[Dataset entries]
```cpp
__global__ __launch_bounds__(256) void splitk_reduce_small_kernel(const float* __restrict__ partial, int S, int tiles_n,
                                                                  int64_t M, int N, float* __restrict__ C, int64_t ldc,
                                                                  const float* __restrict__ bias,
                                                                  const float* __restrict__ residual, int64_t ldr,
                                                                  int act, const int64_t* __restrict__ m_dev,
                                                                  const int32_t* __restrict__ live) {
  if (live && *live == 0) return;
// ... 139 lines not shown
  SmallGemmArgs g{};
  g.A = A, g.W = W, g.bias = bias, g.residual = residual;
  g.lda = lda, g.ldw = ldw, g.ldc = ldc, g.ldr = ldr, g.M = M, g.N = N, g.K = K, g.tiles_n = tiles_n;
  g.ksplit = S, g.kchunk = chunk_steps * SBK;
  g.m_dev = m_dev, g.live = live;
  g.tiles_m = (int)tiles_m;
  const double flops = 2.0 * (double)M * (double)N * (double)K;
  if (ne && (S == 1 || N % 4 != 0 || N > 1024 || act > 1)) return 2;
  if (slabs) {
    if (has_bias || has_residual || act || ne) return 1;
    slabs->part = nullptr, slabs->S = 1, slabs->tiles_n = tiles_n;
  }
  if (S == 1) {
    g.C = C, g.has_bias = has_bias, g.has_residual = has_residual, g.act = act;
    ProfScope prof(PROF_LINEAR, flops, stream);
    hipLaunchKernelGGL(gemm_nt_f32_small_kernel, dim3((unsigned)tiles), dim3(256), 0, stream, g);
    GDR_CHECK_LAUNCH("gemm_nt_f32_small_kernel");
    return 0;
  }
  g.C = ws;
  {
    ProfScope prof(PROF_LINEAR, flops, stream);
    hipLaunchKernelGGL(gemm_nt_f32_small_kernel, dim3((unsigned)(tiles * S)), dim3(256), 0, stream, g);
  }
  GDR_CHECK_LAUNCH("gemm_nt_f32_small_kernel(split)");
  if (slabs) {
    slabs->part = ws, slabs->S = S, slabs->tiles_n = tiles_n;
    return 0;
  }
  ProfScope prof_r(PROF_REDUCE, 0.0, stream);
// ... 16 lines not shown
```

### gdr_amd/csrc/layers.h

```cpp
#pragma once
#include "common.h"

namespace gdr {

struct BucketLut {
  uint8_t v[128];
};
BucketLut make_bucket_lut(int nb, int max_distance);

struct AttnArgs {
  const float* q;
  const float* k;
  const float* v;
  float* out;
  void* out_bf16;
  int64_t ldq, ldk, ldv, ldo;
  int64_t q_bstride, k_bstride, o_bstride;
  int B, H, dk, Lq, Lk;
  int q_pos0;
  float scale;
  const float* rel_bias;
  int bidirectional, num_buckets;
  BucketLut lut;
  const int64_t* key_mask;
  int64_t mask_bstride;
  int causal;
  int causal_neg_inf;
  const int32_t* kv_rows;
  int kv_group;
  int q_same_pos;
  const int32_t* seq_off;
  const int32_t* seq_len;
  int qkv_bf16;
  const int64_t* b_count_dev;
  const float* q_part;
  int q_S, q_tiles_n;
  const int32_t* live;
};
int launch_attention(const AttnArgs& a, hipStream_t stream);
int launch_attention_long(const AttnArgs& a, hipStream_t stream);
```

*Your task*. Exactly as written above, copy out all the records.

*Your solution*.
```cpp
__global__ __launch_bounds__(256) void splitk_reduce_small_kernel(const float* __restrict__ partial, int S, int tiles_n,
                                                                  int64_t M, int N, float* __restrict__ C, int64_t ldc,
                                                                  const float* __restrict__ bias,
                                                                  const float* __restrict__ residual, int64_t ldr,
                                                                  int act, const int64_t* __restrict__ m_dev,
                                                                  const int32_t* __restrict__ live) {
  if (live && *live == 0) return;
// ... 139 lines not shown
  SmallGemmArgs g{};
  g.A = A, g.W = W, g.bias = bias, g.residual = residual;
  g.lda = lda, g.ldw = ldw, g.ldc = ldc, g.ldr = ldr, g.M = M, g.N = N, g.K = K, g.tiles_n = tiles_n;
  g.ksplit = S, g.kchunk = chunk_steps * SBK;
  g.m_dev = m_dev, g.live = live;
  g.tiles_m = (int)tiles_m;
  const double flops = 2.0 * (double)M * (double)N * (double)K;
  if (ne && (S == 1 || N % 4 != 0 || N > 1024 || act > 1)) return 2;
  if (slabs) {
    if (has_bias || has_residual || act || ne) return 1;
    slabs->part = nullptr, slabs->S = 1, slabs->tiles_n = tiles_n;
  }
  if (S == 1) {
    g.C = C, g.has_bias = has_bias, g.has_residual = has_residual, g.act = act;
    ProfScope prof(PROF_LINEAR, flops, stream);
    hipLaunchKernelGGL(gemm_nt_f32_small_kernel, dim3((unsigned)tiles), dim3(256), 0, stream, g);
    GDR_CHECK_LAUNCH("gemm_nt_f32_small_kernel");
    return 0;
  }
  g.C = ws;
  {
    ProfScope prof(PROF_LINEAR, flops, stream);
    hipLaunchKernelGGL(gemm_nt_f32_small_kernel, dim3((unsigned)(tiles * S)), dim3(256), 0, stream, g);
  }
  GDR_CHECK_LAUNCH("gemm_nt_f32_small_kernel(split)");
  if (slabs) {
    slabs->part = ws, slabs->S = S, slabs->tiles_n = tiles_n;
    return 0;
  }
  ProfScope prof_r(PROF_REDUCE, 0.0, stream);
// ... 16 lines not shown
```

### gdr_amd/csrc/layers.h

```cpp
#pragma once
#include "common.h"

namespace gdr {

struct BucketLut {
  uint8_t v[128];
};
BucketLut make_bucket_lut(int nb, int max_distance);

struct AttnArgs {
  const float* q;
  const float* k;
  const float* v;
  float* out;
  void* out_bf16;
  int64_t ldq, ldk, ldv, ldo;
  int64_t q_bstride, k_bstride, o_bstride;
  int B, H, dk, Lq, Lk;
  int q_pos0;
  float scale;
  const float* rel_bias;
  int bidirectional, num_buckets;
  BucketLut lut;
  const int64_t* key_mask;
  int64_t mask_bstride;
  int causal;
  int causal_neg_inf;
  const int32_t* kv_rows;
  int kv_group;
  int q_same_pos;
  const int32_t* seq_off;
  const int32_t* seq_len;
  int qkv_bf16;
  const int64_t* b_count_dev;
  const float* q_part;
  int q_S, q_tiles_n;
  const int32_t* live;
};
int launch_attention(const AttnArgs& a, hipStream_t stream);
int launch_attention_long(const AttnArgs& a, hipStream_t stream);
```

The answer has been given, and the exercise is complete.